通常損害賠償を請求するには、債権者が損害の発生と損害額を証明しなければなりませんが、この証明は容易ではありません。「実際どのくらいの損害を受けたのか」を証明するのは難しいし、面倒なことです。
なので、契約時等にあらかじめ損害賠償額を定めておき、双方同意の上で契約を結んでおく等するのです。

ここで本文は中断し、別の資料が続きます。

int tc_encoder_activation(TcEncoder* h, int layer, int B, const float** ptr, int64_t* count, cudaStream_t s) {
  AAE_REQUIRE(layer >= 0 && layer < (int)h->layers.size(), "tc activation: layer %d out of range", layer);
  const TcLayer& T = h->layers[layer];
  const bool plain = (layer + 1 == (int)h->layers.size());
  int H, W, C;
  if (plain) { const TcLayer& P = h->layers[layer - 1]; H = P.out_h; W = P.out_w; C = P.out_c; }
  else { H = T.in_h; W = T.in_w; C = T.in_c; }
  const size_t n = (size_t)B * H * W * C;
  if (h->dbg_floats < n) {
    h->dbg_floats = 0;
    AAE_TRY(scratch_grow((void**)&h->dbg, n * sizeof(float), s));
    h->dbg_floats = n;
  }
  with_planes(h->planes, [&](auto P) {
    unpack_act_kernel<P><<<1024, 256, 0, s>>>(T.in.hi, T.in.lo, B, H, W, C, plain ? 0 : 1, 1.f / ACT_SCALE, h->dbg);
  });
  AAE_LAUNCH_OK();
  AAE_CUDA_OK(cudaStreamSynchronize(s));
  *ptr = h->dbg;
  *count = (int64_t)n;
  return AAE_OK;
}


namespace {

template <int PLANES>
__global__ void split_scale_kernel(const float* __restrict__ x, long long n, float scale, __half* __restrict__ hi, __half* __restrict__ lo,
                                   unsigned* __restrict__ range_flag, unsigned range_bit) {
  for (long long i = (long long)blockIdx.x * blockDim.x + threadIdx.x; i < n; i += (long long)gridDim.x * blockDim.x)
    tc_store_f16<PLANES>(x[i] * scale, hi, lo, i, range_flag, range_bit);
}

template <int PLANES>
__global__ void pack_out_sep_kernel(const float* __restrict__ wm, int cin, int n4, int rows, float scale, __half* __restrict__ hi,
                                    __half* __restrict__ lo, unsigned* __restrict__ range_flag, unsigned range_bit) {
  const int total = rows * cin;
  for (int i = blockIdx.x * blockDim.x + threadIdx.x; i < total; i += gridDim.x * blockDim.x) {
    const int ci = i % cin, n = i / cin;
    const int tap = n / n4, m = n - tap * n4;
    tc_store_f16<PLANES>(tap < 9 ? wm[((long long)tap * cin + ci) * n4 + m] * scale : 0.f, hi, lo, i, range_flag, range_bit);
  }
}

__global__ void outlayer_gather_kernel(const float* __restrict__ P, int ldp, const float* __restrict__ bias, const float* __restrict__ mask_bias,
                                       int B, int h, int w, int c, int cm, float* __restrict__ x, float* __restrict__ mask) {
  const int ct = c + cm, n4 = 4 * ct;
  const long long total = (long long)B * h * w * n4;
  for (long long t = (long long)blockIdx.x * blockDim.x + threadIdx.x; t < total; t += (long long)gridDim.x * blockDim.x) {
    const int m = (int)(t % n4);
    long long r = t / n4;
    const int j = (int)(r % w); r /= w;
    const int i = (int)(r % h);
    const long long b = r / h;
    const int cls = m / ct, co = m - cls * ct;
    const float* bp = co < c ? bias : mask_bias;
    float s = bp ? __ldg(bp + (co < c ? co : 0)) : 0.f;
#pragma unroll
    for (int ty = 0; ty < 3; ++ty) {
      const int ii = i + ty - 1;
      if (ii < 0 || ii >= h) continue;
#pragma unroll
      for (int tx = 0; tx < 3; ++tx) {
        const int jj = j + tx - 1;
        if (jj < 0 || jj >= w) continue;
        s += P[((b * h + ii) * w + jj) * ldp + (ty * 3 + tx) * n4 + m];
      }
    }
    const long long px = (b * 2 * h + 2 * i + (cls >> 1)) * (2LL * w) + 2 * j + (cls & 1);
    if (co < c) x[px * c + co] = 1.f / (1.f + expf(-s));
    else if (mask) mask[px] = 1.f / (1.f + expf(-s));
  }
}

__global__ void tile_bias_kernel(const float* __restrict__ b, int cout, float* __restrict__ out) {
  const int i = blockIdx.x * blockDim.x + threadIdx.x;
  if (i < 4 * cout) out[i] = b[i % cout];
}

}

int tc_layer_setup_plain(TcLayer& T, int B, int planes) {
  const int B_pad = (int)ceil_div(B, T.BB) * T.BB;
  const uint64_t K = (uint64_t)T.taps * T.in_c;
  const int rows = (int)ceil_div(T.gp.N, TC_N_TILE) * TC_N_TILE;
  AAE_TRY(T.in.alloc((size_t)B_pad * T.in_h * T.in_w * T.in_c, planes));
  AAE_TRY(T.w.alloc((size_t)rows * K, planes));
  {
    const uint64_t dims[4] = {(uint64_t)T.in_c, (uint64_t)T.in_w, (uint64_t)T.in_h, (uint64_t)B_pad};
    const uint64_t strides[3] = {(uint64_t)T.in_c * 2, (uint64_t)T.in_w * T.in_c * 2, (uint64_t)T.in_h * T.in_w * T.in_c * 2};
    const uint32_t box[4] = {(uint32_t)TC_KCH, (uint32_t)T.BW, (uint32_t)T.BH, (uint32_t)T.BB};
    AAE_TRY(T.in.encode(T.tm_a, 4, dims, strides, box));
    AAE_TRY(tc_plan_groups(T, planes, dims, strides));
  }
  const uint64_t dims[2] = {K, (uint64_t)rows};
  const uint64_t strides[1] = {K * 2};
  const uint32_t box[2] = {(uint32_t)TC_KCH, (uint32_t)TC_N_TILE};
  return T.w.encode(T.tm_w, 2, dims, strides, box);
}

int tc_decoder_create(int device, const aae_net_cfg* cfg, bool mask_head, TcDecoder** out) {
  *out = nullptr;
  AAE_REQUIRE(aae_device_supported(device), "AAE_PREC_TC_SPLIT needs a compute-capability 9.0 device (wgmma/TMA)");
  const int L = cfg->num_layers;
  if (cfg->kernel_size != 5 || cfg->in_h != cfg->in_w) {
    set_error("AAE_PREC_TC_SPLIT decoder: kernel 5 and square crops required (kernel %d, %d x %d crops)", cfg->kernel_size, cfg->in_h, cfg->in_w);
    return AAE_ERR_UNSUPPORTED;
  }
  TcDecoder* h = new TcDecoder();
  h->device = device;
  h->cfg = *cfg;
  h->planes = tc_planes(cfg->precision);
  const int B = cfg->max_batch;
  int h0 = cfg->in_h;
  for (int i = 0; i < L; ++i) h0 /= 2;
  std::vector<int> nf(L);
  for (int i = 0; i < L; ++i) nf[i] = cfg->filters[L - 1 - i];
  int st = AAE_OK;
  for (int l = 0; l <= L && st == AAE_OK; ++l) {
    TcLayer T;
    memset(&T.gp, 0, sizeof(T.gp));
    TcGemmParams& g = T.gp;
    if (l == 0) {
      T.in_h = T.in_w = 1; T.in_c = cfg->latent; T.out_h = T.out_w = 1; T.out_c = h0 * h0 * nf[0];
      T.taps = 1; T.BW = 1; T.BH = 1; T.BB = 128;
      g.N = T.out_c; g.OH = g.OW = 1; g.relu = 1; g.out_mode = OUT_PLAIN_SPLIT;
      if (cfg->latent % 64 != 0 || T.out_c % 128 != 0) { set_error("tc decoder: latent %% 64 and dense width %% 128 required"); st = AAE_ERR_UNSUPPORTED; break; }
    } else {
      const int hh = h0 << (l - 1);
      T.in_h = T.in_w = hh; T.in_c = nf[l - 1];
      const int cout = l < L ? nf[l] : cfg->in_c + (mask_head ? 1 : 0);
      T.out_h = T.out_w = 2 * hh; T.out_c = cout;
      T.taps = 9;
      if (hh > 128 || (hh & (hh - 1)) || T.in_c % 64 != 0 || (l < L && cout % 64 != 0)) {
        set_error("tc decoder: layer %d unsupported (power-of-two size <= 128, Cin %% 64, Cout %% 64)", l); st = AAE_ERR_UNSUPPORTED; break;
      }
      T.BW = hh; T.BH = std::min(hh, 128 / T.BW); T.BB = 128 / (T.BW * T.BH);
      g.OH = g.OW = hh;
      if (l < L) { g.N = 4 * cout; g.relu = 1; g.out_mode = OUT_D2S_SPLIT; }
      else {
        if (cfg->in_c > 3) {
          set_error("tc decoder: %d output channels, the tensor-core output layer takes at most 3 (AAE_PREC_FP32_SIMT takes any count)", cfg->in_c);
          st = AAE_ERR_UNSUPPORTED; break;
        }
        T.taps = 1; g.N = (int)ceil_div(36 * cout, 128) * 128; g.relu = 0; g.out_mode = OUT_F32;
        h->out_x = cfg->in_c;
        st = dev_alloc((void**)&h->out_p, (size_t)ceil_div((int64_t)B * hh * hh, 128) * 128 * g.N * sizeof(float));
        if (st == AAE_OK && mask_head) st = dev_alloc((void**)&h->cat_tmp, (size_t)25 * T.in_c * cout * sizeof(float));
        if (st != AAE_OK) break;
      }
    }
    g.BW = T.BW; g.BH = T.BH; g.taps = T.taps; g.chunks_per_tap = T.in_c / TC_KCH;
    for (int t = 0; t < T.taps; ++t) {
      g.tap_di[t] = (int8_t)(T.taps == 1 ? 0 : t / 3 - 1);
      g.tap_dj[t] = (int8_t)(T.taps == 1 ? 0 : t % 3 - 1);
      g.tap_ch[t] = 0;
    }
    g.unscale = 1.f / (ACT_SCALE * W_SCALE);
    g.out_scale = ACT_SCALE;
    if ((st = tc_layer_setup_plain(T, B, h->planes)) != AAE_OK) { h->layers.push_back(T); break; }
    h->layers.push_back(T);
    float* bz = nullptr;
    if (l > 0 && l < L) st = dev_alloc((void**)&bz, (size_t)g.N * sizeof(float));
    h->bias_dev.push_back(bz);
    h->wm_floats = std::max(h->wm_floats, (size_t)9 * T.in_c * 4 * T.out_c);
  }
  if (st == AAE_OK) st = dev_alloc((void**)&h->wm_tmp, h->wm_floats * sizeof(float));
  if (st == AAE_OK) st = dev_alloc((void**)&h->range_flag, sizeof(unsigned));
  if (st == AAE_OK) {
    for (size_t i = 0; i + 1 < h->layers.size(); ++i) {
      h->layers[i].gp.out_hi = h->layers[i + 1].in.hi;
      h->layers[i].gp.out_lo = h->layers[i + 1].in.lo;
      h->layers[i].gp.range_flag = h->range_flag;
      h->layers[i].gp.range_bit = 1u << i;
    }
  }
  if (st != AAE_OK) { tc_decoder_destroy(h); return st; }
  *out = h;
  return AAE_OK;
}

このように、損害賠償額の予定をしておくと、債権者は、債務不履行の事実さえ証明すれば予定賠償額を請求することができるのです。

Mr.OK(著者)
ただし、たとえば1万円の売買契約において、債務不履行が発生したら1000万円の損害金を申し受けます!等
法外な金額を定めるのは無効とされます。

損害賠償額の予定の効果

損害賠償額の予定をすると、次の効果が発生します。

・債権者は、債務不履行の事実を証明しさえすれば、損害の発生や損害額を証明せずに予定賠償額を請求できる。
・万が一、損害額が予定賠償額を上回っても予定賠償額しか請求することができない(420条1項)。
・損害賠償額の予定をした場合でも、債権者は、債務の履行の請求や契約の解除をすることができる(420条2項)。

Mr.OK(著者)
損害賠償額の予定は取引の利便性向上のためにあります。要は債務不履行になったときに損害賠償が簡単にできるのであれば、安心して契約できるよねー!って感じです。

違約金との違いは?

損害賠償の予定という言葉よりも「違約金」という言葉のほうがよく聞くのではないでしょうか??
違約金とは、債務不履行の場合に債務者が債権者に支払うことをあらかじめ約束した金銭をいいます。
そして損害賠償の予定額との違いですが、
民法では、違約金について「賠償額の予定と推定する」と規定しています(420条3項)ので、
違約金=賠償額の予定と覚えておいてOKです。

Mr.OK(著者)
ちなみに私人間が設定する「罰金」は無効です。
よくあるのが駐車場で「無断駐車は金3万円の罰金です」と表記しているのがありますが「無効」なので支払い義務はありません。

まとめ

・債務不履行の損害賠償請求と、不法行為の損賠賠償請求がある
・特別損害の額の立証責任は「債権者(損害賠償請求する側=債務不履行の場合は約束破られた側・不法行為の場合は被害者側)」
・債務不履行の損害賠償請求のポイント

債務不履行 ・裁判所は、必ず債権者の過失を考慮しなければならない(必要的)。
・債務者の責任免除もOK。
・帰責性の証明は債務者(=債務不履行の損害賠償を請求される側=約束破った方)
不法行為 ・裁判所は、被害者(債権者)の過失を考慮することができる(裁量的)。
・加害者(債務者)の責任免除はできない。